Ben zaten araştırdım size zahmet olmasın:IMDBOnline izlemek için

3 Şubat 2014 Pazartesi

You Who Came From The Stars


Man  from the stars, my love from stars, you from another star şeklinde isimlerinin daha da türetilebileceği diziden bugün bahsetmek istiyorum :)

Zaten şu araki Asya dramalarını takip ediyorsanız illaki karşınıza You Who Came From The Stars çıkacaktır.
Kore dizilerinde genelde fantastik bir şey olacaksa işin içinde Gumiho olur ama Uzaylı'ların olduğu pek çok dizi de var ve bu da onlardan biri.
Ben genelde takip ettiğim oyunculara göre dizi seçerim ancak her ne kadar iki baş rolü de sevsem de diziye başlamama Yeppudaa fotoğraflı dizi film replikleri vesile oldu.

Şimdi konuya geçeyim, daha sonra oyuncuların geçmişine de değinirim :)

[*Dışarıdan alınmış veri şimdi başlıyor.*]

def _declare(lib):
    vp, ci, cll, cf, sz = C.c_void_p, C.c_int, C.c_longlong, C.c_float, C.c_size_t
    P = C.POINTER
    sigs = {
        "lvt_last_error": (C.c_char_p, []),
        "lvt_version": (ci, []),
        "lvt_device_info": (ci, [C.c_char_p, ci, P(ci), P(ci), P(cll)]),
        "lvt_gemm_workspace_bytes": (sz, [P(GemmDesc)]),
        "lvt_gemm_f32": (ci, [P(GemmDesc), vp, sz, vp]),
        "lvt_vq_argmax_scores": (ci, [vp, cll, ci, cll, vp, ci, vp, vp]),
        "lvt_gemm_p2_f32": (ci, [P(GemmP2Desc), vp]),
        "lvt_p2_pack_multi": (ci, [P(P2PackEntry), ci, vp]),
        "lvt_layernorm_fwd_p2": (ci, [vp, cll, ci, cf, vp, vp, vp, vp, vp, vp, vp, vp, vp, vp]),
        "lvt_gemm_smallm_f32": (ci, [ci, ci, ci, ci, vp, cll, vp, cll, vp, cll, ci, cll, cll, cf, ci, vp, vp, cll, vp, cll, cll, vp]),
        "lvt_gemm_smallm_splitk_workspace_bytes": (sz, [ci, ci, ci]),
        "lvt_gemm_smallm_splitk_f32": (ci, [ci, ci, ci, ci, vp, cll, vp, cll, vp, cll, cf, ci, vp, vp, cll, vp, cll, cll, vp, sz, vp]),
        "lvt_gemm_smallm_partial_f32": (ci, [ci, ci, ci, ci, vp, cll, vp, cll, vp, sz, vp]),
        "lvt_splitsum_layernorm_fwd": (ci, [vp, ci, ci, ci, vp, vp, cll, vp, cf, vp, vp, vp, vp]),
        "lvt_conv3d_pack_weight": (ci, [P(ConvGeom), vp, ci, ci, vp, vp]),
        "lvt_conv3d_pack_weight_t": (ci, [P(ConvGeom), vp, ci, ci, vp, vp]),
        "lvt_conv3d_uses_patch_kernel": (ci, [P(ConvGeom), ci]),
        "lvt_conv3d_fwd_uses_parity_kernel": (ci, [P(ConvGeom), ci]),
        "lvt_conv3d_pack_weight_parity": (ci, [P(ConvGeom), vp, ci, ci, vp, vp]),
        "lvt_amax": (ci, [vp, cll, vp, vp]),
        "lvt_amax_multi": (ci, [P(AmaxEntry), ci, vp]),
        "lvt_conv3d_pack_weights_multi": (ci, [P(PackEntry), ci, vp]),
        "lvt_conv3d_weight_image_bytes": (sz, [ci, ci]),
        "lvt_conv3d_weight_images": (ci, [P(WeightImageEntry), ci, vp]),
        "lvt_amax_merge": (ci, [vp, vp, vp, vp]),
        "lvt_conv3d_fwd_parity": (ci, [P(ConvGeom), vp, vp, vp, vp, vp, vp, ci, P(AmaxIO), vp]),
        "lvt_conv3d_fwd": (ci, [P(ConvGeom), vp, vp, vp, vp, vp, vp, ci, P(AmaxIO), vp]),
        "lvt_conv3d_bwd_data_uses_phase_kernel": (ci, [P(ConvGeom), ci]),
        "lvt_conv3d_pack_weight_phases": (ci, [P(ConvGeom), vp, ci, ci, vp, vp]),
        "lvt_conv3d_bwd_data_phases": (ci, [P(ConvGeom), vp, vp, vp, vp, vp, vp, ci, P(AmaxIO), vp]),
        "lvt_conv3d_bwd_data": (ci, [P(ConvGeom), vp, vp, vp, vp, vp, vp, ci, P(AmaxIO), vp]),
        "lvt_conv3d_bwd_weight_workspace_bytes": (sz, [P(ConvGeom)]),
        "lvt_conv3d_bwd_weight_fuses_bias": (ci, [P(ConvGeom), ci]),
        "lvt_conv3d_bwd_weight": (ci, [P(ConvGeom), vp, vp, vp, vp, ci, ci, ci, P(AmaxIO), vp, sz, vp]),
        "lvt_convt4_fwd": (ci, [vp, vp, vp, ci, ci, ci, ci, ci, ci, vp, ci, vp, vp]),
        "lvt_colsum_workspace_bytes": (sz, [cll, ci]),
        "lvt_colsum": (ci, [vp, cll, ci, cll, vp, vp, sz, vp]),
        "lvt_vq_nearest_workspace_bytes": (sz, [cll, ci, ci]),
        "lvt_vq_nearest_generic_workspace_bytes": (sz, [ci, ci, ci]),
        "lvt_vq_nearest": (ci, [vp, cll, ci, ci, ci, ci, vp, vp, ci, ci, vp, sz, vp]),
        "lvt_vq_gather": (ci, [vp, vp, cll, ci, ci, ci, ci, vp, ci, vp]),
        "lvt_vq_ema_workspace_bytes": (sz, [cll, ci, ci, ci]),
        "lvt_vq_ema_accumulate": (ci, [vp, vp, cll, ci, ci, ci, ci, ci, vp, vp, sz, vp]),
        "lvt_vq_ema_finalize": (ci, [vp, ci, ci, ci, cf, cf, vp, vp, vp, vp]),
        "lvt_to_channels_last": (ci, [vp, ci, ci, cll, ci, ci, vp, vp, vp, vp, vp]),
        "lvt_to_channels_first": (ci, [vp, ci, ci, cll, ci, ci, vp, vp, cf, cf, vp, vp]),
        "lvt_reduce_workspace_bytes": (sz, []),
        "lvt_mse_fwd": (ci, [vp, vp, cll, C.c_double, cf, vp, vp, sz, vp]),
        "lvt_mse_bwd": (ci, [vp, vp, cll, C.c_double, cf, vp, vp, ci, vp, vp, vp]),
        "lvt_l1_fwd": (ci, [vp, vp, cll, C.c_double, cf, vp, vp, sz, vp]),
        "lvt_l1_bwd": (ci, [vp, vp, cll, C.c_double, cf, vp, vp, ci, vp, vp, vp]),
        "lvt_tanh_bwd": (ci, [vp, vp, cll, vp, vp, vp]),
        "lvt_axpy": (ci, [vp, vp, cll, vp, cf, vp, vp]),
        "lvt_add_periodic": (ci, [vp, vp, cll, ci, ci, vp]),
        "lvt_layernorm_fwd": (ci, [vp, cll, ci, cf, vp, vp, vp, vp, vp, vp, vp, vp, vp]),
        "lvt_layernorm_bwd_workspace_bytes": (sz, [ci]),
        "lvt_layernorm_bwd": (ci, [vp, vp, vp, vp, vp, cll, ci, vp, vp, vp, vp, vp, vp, sz, vp]),
        "lvt_attn_softmax_fwd": (ci, [vp, ci, ci, ci, cf, vp, vp, vp, ci, ci, ci, ci, cf, vp]),
        "lvt_attn_softmax_bwd": (ci, [vp, vp, ci, ci, ci, cf, ci, ci, ci, vp, vp, vp, vp, vp]),
        "lvt_attn_fwd": (ci, [vp, vp, vp, ci, ci, ci, ci, cf, vp, vp, vp, ci, ci, ci, ci, cf, vp, vp, vp]),
        "lvt_attn_planes_supported": (ci, [ci, ci, ci, ci, ci]),
        "lvt_attn_fwd_planes": (ci, [vp, cll, cll, ci, ci, ci, ci, cf, vp, vp, vp, ci, ci, ci, ci, cf, vp, vp, vp, vp]),
        "lvt_attn_bwd_planes_workspace_bytes": (sz, [ci, ci, ci, ci, ci, ci]),
        "lvt_attn_bwd_planes": (ci, [vp, cll, cll, vp, vp, vp, ci, ci, ci, ci, cf, ci, ci, ci, ci, vp, vp, vp, vp, vp, vp, vp, vp, sz, vp]),
        "lvt_attn_flash_supported": (ci, [ci, ci, ci, ci, ci]),
        "lvt_attn_fwd_flash": (ci, [vp, vp, vp, cll, ci, ci, ci, ci, cf, vp, vp, vp, ci, ci, ci, ci, cf, vp, vp, vp, vp]),
        "lvt_attn_bwd_flash_workspace_bytes": (sz, [ci, ci, ci, ci, ci, ci]),
        "lvt_attn_bwd_flash": (ci, [vp, vp, vp, vp, cll, vp, vp, ci, ci, ci, ci, cf, vp, vp, vp, ci, ci, ci, ci, cf, vp, vp, vp, vp,
                                    vp, vp, vp, vp, sz, vp]),
        "lvt_attn_decode": (ci, [vp, cll, vp, vp, ci, ci, ci, ci, ci, cf, vp, vp, vp, ci, ci, ci, vp, vp, cll, vp]),
        "lvt_decode_gather_codes": (ci, [vp, vp, vp, ci, ci, ci, vp, vp]),
        "lvt_decode_commit": (ci, [vp, ci, ci, vp, vp, vp]),
        "lvt_sample_categorical": (ci, [vp, cll, ci, cf, vp, vp, cll, vp, vp, cll, vp]),
        "lvt_embbag_fwd": (ci, [vp, cll, ci, cll, ci, P(ci), P(ci), vp, ci, vp, vp, vp, vp, vp]),
        "lvt_onehot_tn_workspace_bytes": (sz, [ci, ci, ci, cll]),
        "lvt_onehot_tn_is_gather": (ci, [ci, ci, ci, cll, vp, ci]),
        "lvt_onehot_tn_gemm": (ci, [vp, ci, ci, P(ci), cll, cll, ci, cll, vp, cll, ci, vp, ci, vp, vp, sz, vp]),
        "lvt_permute3": (ci, [vp, cll, cll, cll, ci, ci, ci, vp, vp]),
        "lvt_row_gather": (ci, [vp, vp, cll, ci, ci, vp, vp]),
        "lvt_slice_context": (ci, [vp, ci, ci, ci, ci, ci, vp, ci, ci, ci, ci, ci, ci, ci, cll, vp, vp, vp, vp, vp]),
        "lvt_xent_workspace_bytes": (sz, []),
        "lvt_xent_fwd": (ci, [vp, vp, cll, cll, ci, cll, ci, cll, cf, vp, vp, vp, vp, vp, sz, vp]),
        "lvt_xent_bwd": (ci, [vp, vp, cll, cll, ci, cll, ci, cll, vp, vp, vp, cf, vp, vp, vp]),
        "lvt_adam_step": (ci, [P(OptEntry), ci, cf, cf, cf, ci, vp]),
        "lvt_rmsprop_step": (ci, [P(OptEntry), ci, cf, cf, cf, vp]),
        "lvt_bn_workspace_bytes": (sz, [cll, ci]),
        "lvt_bn_stats": (ci, [vp, cll, ci, vp, vp, sz, vp]),
        "lvt_bn_finalize": (ci, [vp, ci, cll, ci, ci, vp, vp, vp, vp, vp, cf, cf, ci, vp, vp, vp, vp]),
        "lvt_bn_apply": (ci, [vp, vp, cll, ci, vp, vp, ci, vp, vp, vp]),
        "lvt_bn_bwd_reduce": (ci, [vp, vp, cll, ci, vp, vp, vp, sz, vp]),
        "lvt_bn_bwd_apply": (ci, [vp, vp, cll, ci, vp, vp, vp, cll, ci, vp, vp, vp]),
        "lvt_bn_fold": (ci, [P(BnFoldEntry), ci, vp]),
    }
    for name, (res, args) in sigs.items():
        fn = getattr(lib, name)
        fn.restype = res
        fn.argtypes = args
    return sigs
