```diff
+struct Tile3TP {
+  const float* src0; const float* src1; const u16* packed; const float* bias; float* out;
+  int c0, ld0, ld1, nkb, h, w, cout, ldo;
+  int tiles_y, tiles_x;
+  int act; float alpha;
+};
+
+template <int TNT, int NPROD, int RT>
+__global__ __launch_bounds__(256, 3) void conv_tile3t_kernel(Tile3TP p) {
+  constexpr int CT = TNT;
+  constexpr int A_SLOTS = TNT * 3 * 64;
+  constexpr int NA = (A_SLOTS + 255) / 256;
+  __shared__ u32x4 lds[2 * A_SLOTS];
+
+  const int tid = threadIdx.x, lane = tid & 63, wm = tid >> 6;
+  const int kk = lane >> 4, j = lane & 15;
+  int tile = xcd_tile3(blockIdx.x, gridDim.x);
+  const int tx0 = (tile % p.tiles_x) * TW; tile /= p.tiles_x;
+  const int ty0 = (tile % p.tiles_y) * (4 * RT);
+  const int f = tile / p.tiles_y;
+  const int g = blockIdx.y;
+  const int last = p.nkb - 1;
+
+  int b_off0[RT], b_off1[RT]; bool b_ok[RT];
+#pragma unroll
+  for (int rt = 0; rt < RT; ++rt) {
+    const int y = ty0 + wm * RT + rt, x = tx0 + j;
+    b_ok[rt] = y < p.h && x < p.w;
+    const int tex = b_ok[rt] ? (f * p.h + y) * p.w + x : 0;
+    b_off0[rt] = tex * p.ld0 + 8 * kk;
+    b_off1[rt] = tex * p.ld1 + 8 * kk;
+  }
+
+  u32x4 ra[NA];
+  f32x4 rb[2][RT][2];
+  auto load_a = [&](int q) {
+    const u32x4* ap = reinterpret_cast<const u32x4*>(p.packed) + ((long)g * p.nkb + q) * A_SLOTS;
+#pragma unroll
+    for (int n = 0; n < NA; ++n) ra[n] = ap[(A_SLOTS % 256 == 0 || tid + 256 * n < A_SLOTS) ? tid + 256 * n : tid];
+  };
+  auto store_a = [&](int buf) {
+    u32x4* base = lds + buf * A_SLOTS;
+#pragma unroll
+    for (int n = 0; n < NA; ++n)
+      if (A_SLOTS % 256 == 0 || tid + 256 * n < A_SLOTS) base[tid + 256 * n] = ra[n];
+  };
+  auto load_b = [&](int u, int q) {
+    const int c = 32 * q;
+    const bool second = c >= p.c0;
+    const float* sp = second ? p.src1 + (c - p.c0) : p.src0 + c;
+#pragma unroll
+    for (int rt = 0; rt < RT; ++rt) gather_b_s2(sp + (second ? b_off1[rt] : b_off0[rt]), rb[u][rt][0], rb[u][rt][1]);
+  };
+
+  f32x4 acc[RT][CT];
+#pragma unroll
+  for (int rt = 0; rt < RT; ++rt)
+#pragma unroll
+    for (int ct = 0; ct < CT; ++ct) acc[rt][ct] = (f32x4){0.f, 0.f, 0.f, 0.f};
+
+  load_a(0);
+  load_b(0, 0);
+  load_b(1, last < 1 ? last : 1);
+  store_a(0);
+  __syncthreads();
+  for (int q0 = 0; q0 <= last; q0 += 2) {
+#pragma unroll
+    for (int m = 0; m < 2; ++m) {
+      const int q = q0 + m;
+      if (q <= last) {
+        bf16x8 bt[3][RT], at[3][CT];
+#pragma unroll
+        for (int rt = 0; rt < RT; ++rt) terms_b_s2(b_ok[rt], rb[m][rt][0], rb[m][rt][1], bt[0][rt], bt[1][rt], bt[2][rt]);
+        load_a(q + 1 < last ? q + 1 : last);
+        load_b(m, q + 2 < last ? q + 2 : last);
+        __builtin_amdgcn_sched_barrier(0);
+        read_a(lds + m * A_SLOTS, 0, lane, at);
+        term_products<NPROD>(at, [&](int t, int rt) { return bt[t][rt]; }, acc);
+        store_a(m ^ 1);
+        __syncthreads();
+      }
+    }
+  }
+
+#pragma unroll
+  for (int ct = 0; ct < CT; ++ct) {
+    const int col = (g * TNT + ct) * 16;
+    const int t = col / p.cout, oc = col - t * p.cout + 4 * kk;
+    const f32x4 bv = *reinterpret_cast<const f32x4*>(p.bias + oc);
+#pragma unroll
+    for (int rt = 0; rt < RT; ++rt) {
+      const int y = ty0 + wm * RT + rt, x = tx0 + j;
+      if (b_ok[rt]) {
+        const long ot = ((long)(f * 2 * p.h + 2 * y + (t >> 1)) * (2 * p.w) + 2 * x + (t & 1));
+        *reinterpret_cast<f32x4*>(p.out + ot * p.ldo + oc) = bias_act(acc[rt][ct], bv, p.act, p.alpha);
+      }
+    }
+  }
+}
+
+template <int TNT, int RT>
+int launch3t(const Tile3TP& p, int frames, int nprod, hipStream_t s) {
+  const dim3 grid((unsigned)((long)frames * p.tiles_y * p.tiles_x), (unsigned)(4 * p.cout / (16 * TNT)));
+  if (nprod == 9) hipLaunchKernelGGL((conv_tile3t_kernel<TNT, 9, RT>), grid, dim3(256), 0, s, p);
+  else hipLaunchKernelGGL((conv_tile3t_kernel<TNT, 6, RT>), grid, dim3(256), 0, s, p);
+  NLT_CHECK_LAUNCH();
+  return NLT_OK;
+}
+
+__global__ void pack_tile3t_kernel(const float* __restrict__ wk, int cin, int cout, int tnt, long total, u16* __restrict__ wp) {
+  const long idx = (long)blockIdx.x * blockDim.x + threadIdx.x;
+  if (idx >= total) return;
+  const int e = idx & 7, lane = (idx >> 3) & 63;
+  long r = idx >> 9;
+  const int term = r % 3; r /= 3;
+  const int ct = r % tnt; r /= tnt;
+  const int nkb = cin >> 5;
+  const int q = r % nkb;
+  const int g = r / nkb;
+  const int kk = lane >> 4, i = lane & 15;
+  const int c = q * 32 + kk * 8 + e;
+  const int col = (g * tnt + ct) * 16 + i;
+  const int t = col / cout, o = col % cout;
+  const float v = wk[((long)t * cout + o) * cin + c];
+  const u16 hi = bf16_rne_bits(v);
+  const float r1 = v - bf16_bits_float(hi);
+  const u16 mid = bf16_rne_bits(r1);
+  const float r2 = r1 - bf16_bits_float(mid);
+  wp[idx] = term == 0 ? hi : (term == 1 ? mid : bf16_rne_bits(r2));
+}
+
 extern __shared__ u32x4 tile3r_lds[];
 
 template <int MODE, int TNT, int NPROD, int KO, int NWV>
@@ -1021,6 +1152,55 @@
   return tn == 64 ? launch3d<4>(p, nprod, s) : launch3d<2>(p, nprod, s);
 }
 
+extern "C" long nlt_conv_tile3t_packed_elems(int cin, int cout, int tn) {
+  if (cin <= 0 || cout <= 0 || (cin & 31) || (cout & 15) || (tn != 32 && tn != 64)) return -1;
+  return (long)12 * cin * cout;
+}
+
+extern "C" int nlt_pack_conv_tile3t_weights(const float* w_keras, int cin, int cout, int tn, unsigned short* packed, void* stream) {
+  const long total = nlt_conv_tile3t_packed_elems(cin, cout, tn);
+  if (total <= 0) return NLT_ERR_UNSUPPORTED;
+  if (!w_keras || !packed || !nlt_aligned16(packed)) return NLT_ERR_BAD_ARG;
+  hipLaunchKernelGGL(pack_tile3t_kernel, dim3((unsigned)((total + 255) / 256)), dim3(256), 0, static_cast<hipStream_t>(stream),
+                     w_keras, cin, cout, tn / 16, total, packed);
+  NLT_CHECK_LAUNCH();
+  return NLT_OK;
+}
+
+static int tile3t_forward(int rows, int nprod, const float* src0, int c0, int ld0, const float* src1, int c1, int ld1,
+                          int n, int h, int w, const unsigned short* packed, const float* bias, int cout, int tn,
+                          float* out, int ldo, int act, float alpha, void* stream) {
+  if (!src0 || !packed || !bias || !out || (c1 > 0 && !src1)) return NLT_ERR_BAD_ARG;
+  if (n <= 0 || h <= 0 || w <= 0 || c0 <= 0 || c1 < 0 || cout <= 0) return NLT_ERR_BAD_ARG;
+  if ((c0 & 31) || (c1 & 31) || (cout & 15) || (nprod != 6 && nprod != 9) || (tn != 32 && tn != 64)) return NLT_ERR_UNSUPPORTED;
+  if (ld0 < c0 || (ld0 & 3) || (c1 > 0 && (ld1 < c1 || (ld1 & 3))) || ldo < cout || (ldo & 3)) return NLT_ERR_BAD_ARG;
+  if (!nlt_aligned16(src0) || (c1 > 0 && !nlt_aligned16(src1)) || !nlt_aligned16(packed) || !nlt_aligned16(bias) ||
+      !nlt_aligned16(out)) return NLT_ERR_UNSUPPORTED;
+  const long long texels = (long long)n * h * w;
+  const int ldi = (c1 > 0 && ld1 > ld0) ? ld1 : ld0;
+  if (texels * ldi >= (1ll << 31) || 4 * texels * ldo >= (1ll << 31)) return NLT_ERR_UNSUPPORTED;
+  Tile3TP p;
+  p.src0 = src0; p.src1 = c1 > 0 ? src1 : src0; p.packed = packed; p.bias = bias; p.out = out;
+  p.c0 = c0; p.ld0 = ld0; p.ld1 = c1 > 0 ? ld1 : ld0; p.nkb = (c0 + c1) / 32; p.h = h; p.w = w; p.cout = cout; p.ldo = ldo;
+  p.tiles_y = (h + rows - 1) / rows; p.tiles_x = (w + TW - 1) / TW;
+  p.act = act; p.alpha = alpha;
+  hipStream_t s = static_cast<hipStream_t>(stream);
+  if (rows == 8) return tn == 64 ? launch3t<4, 2>(p, n, nprod, s) : launch3t<2, 2>(p, n, nprod, s);
+  return tn == 64 ? launch3t<4, 1>(p, n, nprod, s) : launch3t<2, 1>(p, n, nprod, s);
+}
+
+extern "C" int nlt_conv_tile3t_forward(int nprod, const float* src0, int c0, int ld0, const float* src1, int c1, int ld1,
+                                       int n, int h, int w, const unsigned short* packed, const float* bias, int cout, int tn,
+                                       float* out, int ldo, int act, float alpha, void* stream) {
+  return tile3t_forward(8, nprod, src0, c0, ld0, src1, c1, ld1, n, h, w, packed, bias, cout, tn, out, ldo, act, alpha, stream);
+}
+
+extern "C" int nlt_conv_tile3t4_forward(int nprod, const float* src0, int c0, int ld0, const float* src1, int c1, int ld1,
+                                        int n, int h, int w, const unsigned short* packed, const float* bias, int cout, int tn,
+                                        float* out, int ldo, int act, float alpha, void* stream) {
+  return tile3t_forward(4, nprod, src0, c0, ld0, src1, c1, ld1, n, h, w, packed, bias, cout, tn, out, ldo, act, alpha, stream);
+}
+
 extern "C" long nlt_conv_tile3w_s2_packed_elems(int cin2, int cout2) {
   return (cin2 == 32 && cout2 == 64) ? (long)12 * cin2 * cout2 : -1;
 }
diff --git a/neural-light-transport_amd/engine.py b/neural-light-transport_amd/engine.py
--- a/neural-light-transport_amd/engine.py
+++ b/neural-light-transport_amd/engine.py
@@ -53,6 +53,8 @@
 
 FOLD_S2 = 1024
 DIRECT_S2 = 2048
+TRANSPOSED_S2 = 4096
+TILE_ROWS4 = 8192
 FOLD_HINT = FOLD_S2 + 512 + 32
 
 
@@ -218,6 +220,15 @@
         rows, ncols, flops = _gemm(layer.mode, n, h, w, c0 + c1, layer.n_ch_out)
         if c1 == 0 and ok and algo == C.ALGO_AUTO and self._wino(label, layer, act, src0, c0, ld0, n, 1, h, w, out, ldo):
             return
+        hint = self._hint('lds', label)
+        if (hint & TRANSPOSED_S2 and self.precision in ('f32x3', 'f32x3_9') and layer.mode == C.DECONV_K2S2 and bmap is None
+                and algo == C.ALGO_AUTO and layer.kernel.is_cuda and ld0 % 4 == 0 and ld1 % 4 == 0 and ldo % 4 == 0
+                and C.conv_tile3t_supported(c0, c1, layer.n_ch_out, hint & 255)):
+            self._ran.add((label, 'lds'))
+            self._launch(label, nbytes, C.deconv_tile3t_forward, src0, c0, ld0, src1, c1, ld1, n, h, w, layer.packed_tile3t(hint & 255),
+                         layer.bias.detach(), layer.n_ch_out, hint & 255, out, ldo, **_act_kw(act),
+                         nprod=9 if self.precision == 'f32x3_9' else 6, rows=4 if hint & TILE_ROWS4 else 8, flops=flops)
+            return
         tile_hint, ks = self._tile_splitk(label, rows, ncols, True, ok)
         srcs = (src0, c0, ld0, src1, c1, ld1, n, h, w)
         dst = (layer.bias.detach(), layer.n_ch_out, out, ldo)
@@ -322,6 +333,8 @@
         tn, unfold, resident = hint_word(hint)
         ok = (tn and obs_weights is None and algo == C.ALGO_AUTO and layer.mode in (C.CONV_K2S2, C.CONV_K2S1)
               and layer.cin == cin and cin % 16 == 0 and layer.n_ch_out % tn == 0)
+        if hint & TRANSPOSED_S2:
+            ok = False
         if hint & FOLD_S2:
             if ok and fold is not None and hint == FOLD_HINT and ((h | w) & 1) == 0 and self._fold_ok(layer, cin, fold[1]):
                 if mean_out is None and kobs == 1:
@@ -370,6 +383,7 @@
                 trials += [('lds', 512 + 32), ('lds', 512 + 64)]
                 if self._direct_trial():
                     trials += [('lds', DIRECT_S2 + u + tn) for u in (0, 256) for tn in (32, 64)]
+                    trials += [('lds', TRANSPOSED_S2 + r + tn) for r in (0, TILE_ROWS4) for tn in (32, 64)]
                 if self.fold_s2 and self._fold_trial():
                     trials.append(('lds', FOLD_HINT))
         elif self.tile_dgrad:
diff --git a/neural-light-transport_amd/networks/elements.py b/neural-light-transport_amd/networks/elements.py
--- a/neural-light-transport_amd/networks/elements.py
+++ b/neural-light-transport_amd/networks/elements.py
@@ -153,6 +153,13 @@
             ent = cache[tn] = (ver, C.pack_conv_tile3_weights(self.mode, self.kernel.detach(), self.cin, self.n_ch_out, tn))
         return ent[1]
 
+    def packed_tile3t(self, tn):
+        cache = self.__dict__.setdefault('_packed_t3t', {})
+        ent, ver = cache.get(tn), self._version()
+        if ent is None or ent[0] != ver:
+            ent = cache[tn] = (ver, C.pack_conv_tile3t_weights(self.kernel.detach(), self.cin, self.n_ch_out, tn))
+        return ent[1]
+
     def packed_tile3s2(self):
         return self._cached_pack(('tile3s2',), lambda: C.pack_conv_tile3w_s2_weights(self.kernel.detach(), self.cin, self.n_ch_out),
                                  dict(kind=C.REPACK_TILE3S2, mode=self.mode, c0=self.cin, c1=0, cout=self.n_ch_out, tn=0, lo=0,
```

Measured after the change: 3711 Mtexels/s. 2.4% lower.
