__device__ __forceinline__ unsigned int st_ddc_ready(const WrStreamArgs &S)
{
	return st_rfl((unsigned int)__hip_atomic_load(&S.sdev->progress, __ATOMIC_RELAXED, __HIP_MEMORY_SCOPE_AGENT));
}
__device__ __forceinline__ unsigned int st_post_ready(const WrStreamArgs &S)
{
	return st_rfl((unsigned int)(__hip_atomic_load(&S.sdev->progress, __ATOMIC_RELAXED, __HIP_MEMORY_SCOPE_AGENT) >> 32));
}

__device__ __forceinline__ void stream_fail(const WrStreamArgs &S)
{
	st_st_sys(&S.ctl->err, WR_STREAM_ERR_WAIT);
	__hip_atomic_store(&S.sdev->stop, 1u, __ATOMIC_RELAXED, __HIP_MEMORY_SCOPE_AGENT);
}

__device__ __forceinline__ bool stream_wait_ready(const WrStreamArgs &S, unsigned int need, unsigned int &known, bool &closed)
{
	if (need < known)
		return true;
	if (closed)
		return false;
	const unsigned long long t0 = __builtin_amdgcn_s_memrealtime();
	unsigned int spins = 0;
	for (;;) {
		const unsigned int r = st_ld(&S.sdev->ready);
		if (r > need) {
			known = r;
			return true;
		}
		if (st_ld(&S.sdev->stop)) {
			const unsigned int f = st_ld(&S.sdev->ready);
			if (f > known)
				known = f;
			closed = true;
			return known > need;
		}
		if ((++spins & 63u) == 0u) {
			const unsigned long long now = __builtin_amdgcn_s_memrealtime();
			const unsigned long long beat = __hip_atomic_load(&S.sdev->beat, __ATOMIC_RELAXED, __HIP_MEMORY_SCOPE_AGENT);
			if (now - t0 > S.wait_ticks && now >= beat && now - beat > S.wait_ticks) {
				stream_fail(S);
				if (r > known)
					known = r;
				closed = true;
				return false;
			}
		}
		__builtin_amdgcn_s_sleep(20);
	}
}

__device__ __forceinline__ bool stream_wait_count(const WrStreamArgs &S, const unsigned int *p, unsigned int target)
{
	if (st_ld(p) >= target)
		return true;
	const unsigned long long t0 = __builtin_amdgcn_s_memrealtime();
	unsigned int spins = 0;
	for (;;) {
		__builtin_amdgcn_s_sleep(20);
		if (st_ld(p) >= target)
			return true;
		if ((++spins & 63u) == 0u) {
			if (__builtin_amdgcn_s_memrealtime() - t0 > S.wait_ticks) {
				stream_fail(S);
				return false;
			}
			if (st_ld_sys(&S.ctl->err))
				return false;
		}
	}
}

Dizinin esas oğlanı Do Min Joon genç yaşına rağmen üniversitede profesördür.  Tam olarak hangi dersin hocası çözemedima ma insan ilişkileri ve onların psikolojik tepkileri üzerine bölümün konusuna göre incelemeleri oluyor.
Tabi bütün bunlar buz dağının sadece görünen tarafıdır, çünkü Min Joon aslında 400 yıl önce Joseon döneminin Kore'sine dünyamıza çok benzeyen bir gezenden gelmiştir, ancak onu bizde ayıran farklı yetenekleri (zamanı durdurma, mükemmel derece uyma, hızlı koşma, vb.) ve yaşlanmıyor olmasıdır.
Min Joon Dünya'ya geldiği ilk gün Yi Hwa adında genççe bir kızla tanışır ancak kaderlerinde birlikte mutlu olmak yoktur. Dahan sonra Min Joon kendini dış dünyaya kapar ve tek arkadaşı Jang Young Mok dışında herkesle iletimini sınırlı tutar.

Esas kızımız Cheon Song Yi Kore'nin aktristidir.  Bir çok kişi yüzüne karşı onu taparcasına severken arkasından dedikodusunu yapmaktan geri kalmaz çünkü kızımız bolca despot, baya da egoisttir. Tabi herkese karşı böyle değil, yakın arkadaşı Yoo Se Mi'yi hep koruyup kollar (ileride bu kızdan iyi kazık yiyecek).

Song yi'nin Min Joon'un yan dairesine taşınmasıyla patlak verir.  Daha sonra Min Joon kızımızın 12 yıl önce trafik kazasından kurtardığı 400 öncesinde kalmış Yi Hwa'ya benzeyen kız olduğunu öğrenir ancak açık etmez.  bütün bunların üstüne Song Yi bir aktirisin ölümünden dolayı zan altına alınıp oyunculuk sektöründen dışlanınca olaylar gelişir, ve hikaye romantikleşir.

Tabi ben böyle ayrıntılı anlatıyorum ama bunlar daha başlangıç çünkü dizide henüz çözülmemiş bir sürü olay var ve yan karakterlerde sağ olsunlar hiç boş durmuyor.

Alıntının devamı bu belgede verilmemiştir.